McKenzie explained that her views also helped her learn more about herself. “My spiritual/religious views are all for the betterment of self and others. I am a selfless individual and I enjoy helping people—not to say I did so, but rather to see them truly flourish, with or without me. My practices connect me back to my heritage, my roots. My practices change daily, as do I; I’m not the same person I was yesterday and I mean this in the most positive way. I don’t pray or write out my manifestations every day the same as before. Change is always different and we tend to fear or shy away from what’s different. My practices teach me to go with the flow and take each day as is.”

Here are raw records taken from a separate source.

__device__ __forceinline__ void point_local(float dx, float dy, float dz, float r0, float r1, float r2, float r3, float r4, float r5, float r6, float r7,
                                            float r8, float& lx, float& ly, float& lz, float& d, float& inv) {
    lx = __builtin_fmaf(r6, dz, __builtin_fmaf(r3, dy, r0 * dx));
    ly = __builtin_fmaf(r7, dz, __builtin_fmaf(r4, dy, r1 * dx));
    lz = __builtin_fmaf(r8, dz, __builtin_fmaf(r5, dy, r2 * dx));
    d = sqrtf(__builtin_fmaf(lz, lz, __builtin_fmaf(ly, ly, lx * lx)));
    inv = 1.f / (d + 1e-4f);
// ... 450 lines not shown
        sv_ += ringb[SLOT];                                                                                              \
        sv_ *= kScale2;                                                                                                  \
        float l2_[4];                                                                                                    \
        _Pragma("unroll") for (int r_ = 0; r_ < 4; ++r_) {                                                               \
            const float x_ = sv_[r_];                                                                                    \
            l2_[r_] = ((mk4_ >> (8 * r_)) & 0xffu) ? x_ : x_ - kMask2;                                                   \
        }                                                                                                                \
        const float mx_ = rows_max(fmaxf(fmaxf(l2_[0], l2_[1]), fmaxf(l2_[2], l2_[3])));                                 \
        const float mn_ = fmaxf(m_run[II], mx_);                                                                         \
        const float sc_ = __builtin_amdgcn_exp2f(m_run[II] - mn_);                                                       \
        f32x4 pv_;                                                                                                       \
        _Pragma("unroll") for (int r_ = 0; r_ < 4; ++r_) pv_[r_] = __builtin_amdgcn_exp2f(l2_[r_] - mn_);                \
        const float ps_ = rows_sum((pv_[0] + pv_[1]) + (pv_[2] + pv_[3]));                                               \
        l_run[II] = l_run[II] * sc_ + ps_;                                                                               \
        m_run[II] = mn_;                                                                                                 \
        _Pragma("unroll") for (int mt_ = 0; mt_ < 4; ++mt_) accP[II][mt_] *= sc_;                                        \
        _Pragma("unroll") for (int r_ = 0; r_ < 4; ++r_)                                                                 \
            _Pragma("unroll") for (int mt_ = 0; mt_ < 4; ++mt_) accP[II][mt_] = mfma4(ring[SLOT][r_][mt_], pv_[r_], accP[II][mt_]); \
        *reinterpret_cast<f32x4*>(spp_) = pv_;                                                                           \
        if (kq == 0) scl[((PAR) * BI + il_) * SCLD + fm] = sc_;                                                          \
    }
#define PP_CHUNK(K, CH, PAR)                                                                                             \
    {                                                                                                                    \
        const uint32_t mk4_ = *reinterpret_cast<const uint32_t*>(&mkc[(CH) * JC + kq * 4]);                              \
        PP_POS((2 * (K)) % 3, 0, CH, K, PAR)                                                                             \
        PP_POS((2 * (K) + 1) % 3, 1, CH, K, PAR)                                                                         \
    }
        int c = 0, j = 0;
        const uint8_t* mkc = mk;
        bool mi_b[RPW];
        auto block_begin = [&]() {
            if (j > 0) {
                bk = blk(j);
#pragma unroll
                for (int ii = 0; ii < RPW; ++ii) { zrow[ii] = zrow_n[ii]; pbrow[ii] = pbrow_n[ii]; }
            }
            has_next = j + 1 < nb;
            { const PBlk bn = blk(j + 1); rows_of(bn, zrow_n, pbrow_n); }
            mkc = mk + (j & 1) * mkld;
#pragma unroll
            for (int ii = 0; ii < RPW; ++ii) {
                mi_b[ii] = (bk.i0 + il0 + ii < L) && mkc[min(bk.i0 + il0 + ii, L - 1)] != 0;
                m_run[ii] = -INFINITY; l_run[ii] = 0.f;
#pragma unroll
                for (int mt = 0; mt < 4; ++mt) accP[ii][mt] = (f32x4){0.f, 0.f, 0.f, 0.f};
            }
        };
        auto block_end = [&]() {
#pragma unroll
            for (int ii = 0; ii < RPW; ++ii) {
                const int il = il0 + ii, i = bk.i0 + il;
                if (kq == 0) lsum[il * SCLD + fm] = l_run[ii];
                if (i < L && fm < H) {
                    const float inv = mi_b[ii] ? 1.f / l_run[ii] : 0.f;
                    float* fo = feat + (bk.rowbase + i) * FEAT + fm * C + kq * 16;
#pragma unroll
                    for (int r = 0; r < 4; ++r)
                        reinterpret_cast<f32x4*>(fo)[r] = (f32x4){accP[ii][0][r] * inv, accP[ii][1][r] * inv, accP[ii][2][r] * inv, accP[ii][3][r] * inv};
                }
            }
        };
#define PP_STEP(K, G)                                                                                                    \
    {                                                                                                                    \
        if (c == 0) block_begin();                                                                                       \
        PP_CHUNK(K, c, (G) & 1)                                                                                          \
        if (c == nchunk - 1) { block_end(); c = 0; ++j; } else ++c;                                                      \
        __syncthreads();                                                                                \
    }
        int g = 0;
        for (; g + 3 <= gtot; g += 3) { PP_STEP(0, g) PP_STEP(1, g + 1) PP_STEP(2, g + 2) }
        if (g < gtot) {
            PP_STEP(0, g)
            if (g + 1 < gtot) PP_STEP(1, g + 1)
        }
#undef PP_STEP
        __syncthreads();
    } else if (wave < NPW + 4) {
        const int h0 = (wave - NPW) * 3;
        const int atid = tid - NPW * 64;
        f32x4 kf[3][4];
        auto kv_of = [&](const PBlk& b) { return reinterpret_cast<const f32x4*>(kvfrag) + (int64_t)b.n * nchunk * H * 512; };
#define PA_ISSUE(HH, KV, CH) { const f32x4* fr_ = (KV) + ((int64_t)(CH) * H + h0 + (HH)) * 512 + lane;                   \
        _Pragma("unroll") for (int s_ = 0; s_ < 4; ++s_) kf[HH][s_] = fr_[s_ * 64]; }
        auto produce = [&](int buf, const f32x4* kv_next, int ch_next) {
#pragma unroll
            for (int hh = 0; hh < 3; ++hh) {
                const int h = h0 + hh;
                const f32x4* qh = qf + (h * 4) * 64 + lane;
                const f32x4 q0 = qh[0], q1 = qh[64], q2 = qh[128], q3 = qh[192];
                f32x4 acc0 = (f32x4){0.f, 0.f, 0.f, 0.f}, acc1 = acc0;
#pragma unroll
                for (int s = 0; s < 4; ++s) { acc0 = mfma4(kf[hh][0][s], q0[s], acc0); acc1 = mfma4(kf[hh][2][s], q2[s], acc1); }
#pragma unroll
                for (int s = 0; s < 4; ++s) { acc0 = mfma4(kf[hh][1][s], q1[s], acc0); if (s < 3) acc1 = mfma4(kf[hh][3][s], q3[s], acc1); }
                const f32x4 sres = acc0 + acc1;
                if (hh == 0) PA_ISSUE(0, kv_next, ch_next) else if (hh == 1) PA_ISSUE(1, kv_next, ch_next) else PA_ISSUE(2, kv_next, ch_next)
                *reinterpret_cast<f32x4*>(sp + (buf * BI + fm) * SROW + sp_off(h, kq)) = sres;
                __builtin_amdgcn_sched_barrier(0);
            }
        };
        auto kv_pos = [&](int p, const f32x4*& kv, int& ch) {
            const int pc = min(p, gtot - 1);
            const PBlk b = blk(pc / nchunk);
            kv = kv_of(b); ch = pc % nchunk;
        };
        {
            const f32x4* kv0; int ch0;
            kv_pos(0, kv0, ch0);
            PA_ISSUE(0, kv0, ch0) PA_ISSUE(1, kv0, ch0) PA_ISSUE(2, kv0, ch0)
        }
        fill_first();
        __syncthreads();
        { const f32x4* kv1; int ch1; kv_pos(1, kv1, ch1); produce(0, kv1, ch1); }
        __syncthreads();
        int bufn = 1;
        for (int g = 0; g < gtot; ++g) {
            const int gn = g + 1;
            if (gn < gtot) {
                if (gn % nchunk == 0) {
                    const int jn = gn / nchunk;
                    const PBlk bnx = blk(jn);
                    const f32x4* qg = reinterpret_cast<const f32x4*>(qfrag) + ((int64_t)bnx.n * nib + bnx.i0 / BI) * (H * 4 * 64);
#pragma unroll
                    for (int hh = 0; hh < 3; ++hh) {
                        f32x4 tq[4];
#pragma unroll
                        for (int s_ = 0; s_ < 4; ++s_) tq[s_] = qg[((h0 + hh) * 4 + s_) * 64 + lane];
#pragma unroll
                        for (int s_ = 0; s_ < 4; ++s_) qf[((h0 + hh) * 4 + s_) * 64 + lane] = tq[s_];
                    }
                    uint8_t* mkn = mk + (jn & 1) * mkld;
                    for (int e = atid; e < mkld; e += 4 * 64) mkn[e] = (e < L) ? mask[bnx.rowbase + e] : 0;
                    wave_lds_sync();
                }
                const f32x4* kvx; int chx;
                kv_pos(gn + 1, kvx, chx);
                produce(bufn, kvx, chx);
                bufn = (bufn == 2) ? 0 : bufn + 1;
            }
            if (g >= nchunk && g % nchunk == 1) {
                const PBlk bp = blk(g / nchunk - 1);
                persist_point_epilogue(ptsb, R, t, feat, bp.rowbase, bp.i0, L, atid, 4 * 64);
            }
            __syncthreads();
        }
        __syncthreads();
        { const PBlk bl = blk(nb - 1); persist_point_epilogue(ptsb, R, t, feat, bl.rowbase, bl.i0, L, atid, 4 * 64); }
    } else {
        const int h0 = (wave - NPW - 4) * 3;
        f32x4 vf[3][4];
        f32x4 accV[3][2], accT[3][2];
#pragma unroll
        for (int hh = 0; hh < 3; ++hh)
#pragma unroll
            for (int k = 0; k < 2; ++k) { accV[hh][k] = (f32x4){0.f, 0.f, 0.f, 0.f}; accT[hh][k] = (f32x4){0.f, 0.f, 0.f, 0.f}; }
        auto kv_of = [&](const PBlk& b) { return reinterpret_cast<const f32x4*>(kvfrag) + (int64_t)b.n * nchunk * H * 512; };
#define PC_ISSUE(HH, KV, CH) { const f32x4* fr_ = (KV) + ((int64_t)(CH) * H + h0 + (HH)) * 512 + 4 * 64 + lane;         \
        _Pragma("unroll") for (int s_ = 0; s_ < 4; ++s_) vf[HH][s_] = fr_[s_ * 64]; }
        auto kv_pos = [&](int p, const f32x4*& kv, int& ch) {
            const int pc = min(p, gtot - 1);
            const PBlk b = blk(pc / nchunk);
            kv = kv_of(b); ch = pc % nchunk;
        };
        auto consume = [&](int buf, int par, const f32x4* kv_next, int ch_next) {
#pragma unroll
            for (int hh = 0; hh < 3; ++hh) {
                const int h = h0 + hh;
                const float sc = scl[(par * BI + fm) * SCLD + h];
                const f32x4 pa = *reinterpret_cast<const f32x4*>(sp + (buf * BI + fm) * SROW + sp_off(h, kq));
                accV[hh][0] *= sc; accV[hh][1] *= sc; accT[hh][0] *= sc; accT[hh][1] *= sc;
#pragma unroll
                for (int s = 0; s < 4; ++s) {
                    accV[hh][0] = mfma4(vf[hh][s][0], pa[s], accV[hh][0]);
                    accV[hh][1] = mfma4(vf[hh][s][1], pa[s], accV[hh][1]);
                    accT[hh][0] = mfma4(vf[hh][s][2], pa[s], accT[hh][0]);
                    accT[hh][1] = mfma4(vf[hh][s][3], pa[s], accT[hh][1]);
                }
                if (hh == 0) PC_ISSUE(0, kv_next, ch_next) else if (hh == 1) PC_ISSUE(1, kv_next, ch_next) else PC_ISSUE(2, kv_next, ch_next)
                __builtin_amdgcn_sched_barrier(0);
            }
        };
        auto block_epilogue = [&](int j) {
            const PBlk b = blk(j);
            const uint8_t* mkc = mk + (j & 1) * mkld;
            const bool mi_c = (b.i0 + fm < L) && mkc[min(b.i0 + fm, L - 1)] != 0;
            const int i = b.i0 + fm;
#pragma unroll
            for (int hh = 0; hh < 3; ++hh) {
                const int h = h0 + hh;
                const float inv = mi_c ? 1.f / lsum[fm * SCLD + h] : 0.f;
                if (i < L) {
                    float* fo = feat + (b.rowbase + i) * FEAT + H * C + h * D + kq * 4;
                    *reinterpret_cast<f32x4*>(fo) = accV[hh][0] * inv;
                    *reinterpret_cast<f32x4*>(fo + 16) = accV[hh][1] * inv;
                }
                float* po = ptsb + (fm * H + h) * (P * 3) + kq * 3;
#pragma unroll
                for (int r = 0; r < 3; ++r) { po[r] = accT[hh][0][r] * inv; po[12 + r] = accT[hh][1][r] * inv; }
#pragma unroll
                for (int k = 0; k < 2; ++k) { accV[hh][k] = (f32x4){0.f, 0.f, 0.f, 0.f}; accT[hh][k] = (f32x4){0.f, 0.f, 0.f, 0.f}; }
            }
        };
        {
            const f32x4* kv0; int ch0;
            kv_pos(0, kv0, ch0);
            PC_ISSUE(0, kv0, ch0) PC_ISSUE(1, kv0, ch0) PC_ISSUE(2, kv0, ch0)
        }
        fill_first();
        __syncthreads();
        __syncthreads();
        __syncthreads();
        int buf = 0;
        for (int g = 1; g <= gtot; ++g) {
            const int p = g - 1;
            const f32x4* kvx; int chx;
            kv_pos(g, kvx, chx);
            consume(buf, p & 1, kvx, chx);
            buf = (buf == 2) ? 0 : buf + 1;
            if (p % nchunk == nchunk - 1) block_epilogue(p / nchunk);
            __syncthreads();
        }
    }
#undef PP_ISSUE
#undef PP_POS
#undef PP_CHUNK
#undef PA_ISSUE
#undef PC_ISSUE
}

Unconsciously, I still say I’m a Seventh-Day Adventist even though there are times I feel more comfortable with claiming a solely spiritual identity. My connection to God isn’t completely reliant on attending church, but sometimes going to church reaffirms that my beliefs aren’t futile. My religious and spiritual identities have allowed me to put my stresses and dreams in the hands of someone else, someone I trust will work them out with perfect timing; I don’t have to stay up late looking into the crystal ball trying to decode its messages.
Some might run from religion and turn to spirituality because they feel crushed by the constraints of traditions. Others might realize that the gates of heaven aren’t going to close in their face if they don’t sit in uncomfortable pews for hours. Still others might truly find comfort in the handshaking and hugging (now from a long-ago pre-pandemic world) that come with traditional church infrastructure; sometimes you have to be in room to hear the pastor’s voice reverberate against the walls and feel the chill of the praise team’s vocals. The long-term change afoot might be less about stamping out religion entirely and more about acknowledging the need for all of us to understand the phenomena we can’t comprehend through the means that resonate the most.